If it’s true that you’re known by the company you keep, let’s take a look at the ICE Board of Directors and see what kind of company Sprecher’s company keeps. I’ll name one name, then just connections. The name is well-known in New Hampshire politics; the former New Hampshire Governor and three-term U.S. Republican Senator, Judd Gregg. He, of course, will serve as the government insider for ICE. He’s also been named an “International Advisor” by Goldman Sachs. Other board members include a member of President Obama’s Economic Policy Advisory Committee and former Chief of Staff to the former Louisiana Democratic Senator John Breaux, now a top DC lobbyist.
Another one of the Board Boys has an oil background with an affiliate of Shell and as President of a major pipeline company. A Brit Director was a one-time CEO of Shell U.K. A VP of Verizon is also a member, not to mention the NY Superintendent of Banks in the Mario Cuomo administration. Let’s face it; all the bases are covered at ICE. Now they’re going to own the New York Stock Exchange. Bank, Oil, Power companies and Investing interests are going to run the equity portion of the holding.

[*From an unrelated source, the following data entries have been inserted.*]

constexpr int L2F_T = 1024, L2F_SLOTS = 2048, L2F_MAXC = 1536;
template <class RT>
__global__ __launch_bounds__(L2F_T) void k_l2_spill_fix(L2Plan pl, uint64_t *__restrict__ cstart, uint64_t *__restrict__ lend, RT *__restrict__ out) {
    __shared__ uint32_t tkey[L2F_SLOTS], tcnt[L2F_SLOTS], tfill[L2F_SLOTS], tcap[L2F_SLOTS];
    __shared__ unsigned long long tbase[L2F_SLOTS];
    __shared__ uint32_t ndistinct;
    __shared__ int bad;
    if (pl.flags[0] || pl.flags[1]) return;
    const unsigned long long ns = *pl.spill_cursor;
    if (ns == 0) return;
    constexpr uint32_t NOKEY = 0xFFFFFFFFu;
    for (int i = threadIdx.x; i < L2F_SLOTS; i += L2F_T) { tkey[i] = NOKEY; tcnt[i] = 0; tfill[i] = 0; }
// ... 743 lines not shown
    const int OST = seg32 ? OsGeo<32, false>::T : SKT;
    const int64_t ntile = ceil_div(rsrc.n_threads, OST);
    const int64_t ntile_s = ceil_div(rsrc.n_threads, SKT);
    const int per_cu = WIDE ? 1 : 2;
    const int G = (int)std::max<int64_t>(1, std::min<int64_t>(std::min<int64_t>(OS_MAXG, (int64_t)ctx->num_cu * per_cu),
                                                                std::max<int64_t>(std::min<int64_t>(ntile, 64), ntile / 32)));
    int sample = 32;
    if (ntile_s < 64 * (int64_t)sample) sample = (int)std::max<int64_t>(1, ntile_s / 64);
    const int64_t n_sampled = ceil_div(ntile_s, sample);
    const int cap_pct = getenv("RFX_SK_ONESWEEP_CAP") ? std::max(1, atoi(getenv("RFX_SK_ONESWEEP_CAP"))) : 100;
    DevBuf hist, reg_start, reg_cap, cursor, totals, holes;
    RFX_HIP(hist.alloc((size_t)nb * 8 + 16, ctx->stream));
    RFX_ALLOC(reg_start, uint64_t, nb + 1);
    RFX_ALLOC(reg_cap, uint32_t, nb);
    RFX_ALLOC(cursor, unsigned long long, (size_t)nb * OS_CSTRIDE);
    RFX_HIP(totals.alloc(24, ctx->stream));
    RFX_ALLOC(holes, uint64_t, (size_t)nb * OS_HOLES * G);
    RFX_HIP(hipMemsetAsync(hist.p, 0, (size_t)nb * 8 + 16, ctx->stream));
    int *d_overflow = (int *)(hist.as<unsigned long long>() + nb);
    {
        ScopedTimer t(ctx, hn);
        const dim3 gs((unsigned)std::min<int64_t>(n_sampled, (int64_t)ctx->num_cu * 8));
        if constexpr (WIDE) {
            if (W == 18) RFX_LAUNCH((k_sk_sample_hist<18, 16, true>), gs, dim3(SKT), 0, rsrc, lv, sample, hist.as<unsigned long long>());
            else RFX_LAUNCH((k_sk_sample_hist<19, 16, true>), gs, dim3(SKT), 0, rsrc, lv, sample, hist.as<unsigned long long>());
        } else switch (W) {
#define X(w) case w: if (seg32) RFX_LAUNCH((k_sk_sample_hist<w, 32>), gs, dim3(SKT), 0, rsrc, lv, sample, hist.as<unsigned long long>()); \
                     else RFX_LAUNCH((k_sk_sample_hist<w>), gs, dim3(SKT), 0, rsrc, lv, sample, hist.as<unsigned long long>()); break;
            RFX_SK_W_CASES(X)
            default: X(19)
#undef X
        }
        RFX_LAUNCH(k_plan_regions, dim3(1), dim3(1024), 0, hist.as<unsigned long long>(), nb,
                   (double)ntile_s / (double)n_sampled, G, cap_pct, (double)ntile, reg_start.as<uint64_t>(), reg_cap.as<uint32_t>(),
                   cursor.as<unsigned long long>(), totals.as<unsigned long long>());
    }
    unsigned long long h_tot[3] = {0, 0, 0};
    RFX_HIP(hipMemcpyAsync(h_tot, totals.p, 24, hipMemcpyDeviceToHost, ctx->stream));
    RFX_TRY(sync_checked(ctx));
    const uint32_t ose = (uint32_t)h_tot[2];
    if (ose == 0) {
        if (getenv("RFX_TRACE")) fprintf(stderr, "one-sweep level 1: not tried (the sample puts too much on one bucket)\n");
        return RFX_OK;
    }
    int ose_shift = 0;
    while ((1u << ose_shift) < ose) ose_shift++;
    Rec *dst = d_dst;
    if (d_dst) {
        if ((int64_t)h_tot[0] > cap_dst) { *n_recs = (int64_t)h_tot[0]; return RFX_E_CAP; }
    } else {
        dst = (Rec *)ctx->ws_get(ws_slot, (size_t)h_tot[0] * sizeof(Rec));
        if (!dst) { ctx->last_error = "workspace allocation failed"; return RFX_E_HIP; }
    }
    const OneSweep os{reg_start.as<uint64_t>(), reg_cap.as<uint32_t>(), cursor.as<unsigned long long>(), holes.as<uint64_t>(), d_overflow,
                      (uint64_t)h_tot[0], hist.as<unsigned long long>() + nb + 1, ose, (uint32_t)ose_shift};
    const size_t lds = (size_t)nb * (SKB * sizeof(Rec) + 24);
    {
        ScopedTimer t(ctx, pn);
        if constexpr (WIDE) {
            if (W == 18) {
                RFX_HIP(hipFuncSetAttribute((const void *)k_sk_onesweep<18, true>, hipFuncAttributeMaxDynamicSharedMemorySize, (int)lds));
                RFX_LAUNCH((k_sk_onesweep<18, true>), dim3((unsigned)G), dim3(SKT), lds, rsrc, lv, os, dst);
            } else {
                RFX_HIP(hipFuncSetAttribute((const void *)k_sk_onesweep<19, true>, hipFuncAttributeMaxDynamicSharedMemorySize, (int)lds));
                RFX_LAUNCH((k_sk_onesweep<19, true>), dim3((unsigned)G), dim3(SKT), lds, rsrc, lv, os, dst);
            }
        } else {
            switch (W) {
#define X(w) case w: if (seg32) { \
                         RFX_HIP(hipFuncSetAttribute((const void *)k_sk_onesweep<w, false, 32>, hipFuncAttributeMaxDynamicSharedMemorySize, (int)lds)); \
                         RFX_LAUNCH((k_sk_onesweep<w, false, 32>), dim3((unsigned)G), dim3(OST), lds, rsrc, lv, os, dst); \
                     } else { \
                         RFX_HIP(hipFuncSetAttribute((const void *)k_sk_onesweep<w>, hipFuncAttributeMaxDynamicSharedMemorySize, (int)lds)); \
                         RFX_LAUNCH((k_sk_onesweep<w>), dim3((unsigned)G), dim3(SKT), lds, rsrc, lv, os, dst); \
                     } break;
                RFX_SK_W_CASES(X)
                default: X(19)
#undef X
            }
        }
        RFX_LAUNCH(k_fix_holes<Rec>, dim3((unsigned)nb), dim3(FH_T), 0, os, G, dst, d_seg_begin, d_seg_end,
                   totals.as<unsigned long long>());
    }
    int h_over = 0;
    RFX_HIP(hipMemcpyAsync(h_tot, totals.p, 16, hipMemcpyDeviceToHost, ctx->stream));
    RFX_HIP(hipMemcpyAsync(&h_over, d_overflow, 4, hipMemcpyDeviceToHost, ctx->stream));
    RFX_TRY(sync_checked(ctx));
    if (getenv("RFX_TRACE"))
        fprintf(stderr, "one-sweep level 1: %llu records in regions of %llu (sample 1/%d, %d workgroups, extents of %u)%s\n", h_tot[1], h_tot[0], sample, G, ose,
                h_over ? " -- a region overflowed: two passes instead" : "");
    if (h_over == 2) { ctx->last_error = "one-sweep level 1: holes and tail records do not balance"; return RFX_E_STATE; }
    if (h_over) return RFX_OK;
    *out_recs = dst;
    *n_recs = (int64_t)h_tot[1];
    ctx->timing["stat_records"].launches += (int64_t)h_tot[1];
    *done = true;
    return RFX_OK;
}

However, the NYSE is not really the plum here. In fact, in the NASDAQ co-venture I referenced earlier, Shrecher was willing to give its partner the whole of the NYSE. That didn’t work out so Shrecher will put all his aforementioned insider chips to good use as NYSE owner. As Time Online explains it, the other part of the NYSE that Shrecher really coveted is not even in the U.S. London is home to Liffe which trades in the much more lucrative derivatives market. Given computer and electronic availabilities, the equities market is really not the most desirable fish in the sea any more. But Shrecher, even with the baggage of the NYSE, will continue to prosper by multiple millions annually because he’s covered all his bases. And he’ll benefit from a probable NYSE bounce-back.
So brace yourself. Once this sale is approved (and it will be with that Board), you’ve got an incredible and concentrated power base that will have both Republicans and Democrats doing its bidding. The little guy and girl investors, even the fairly big, little guy and girl investors, are again just along for the ride.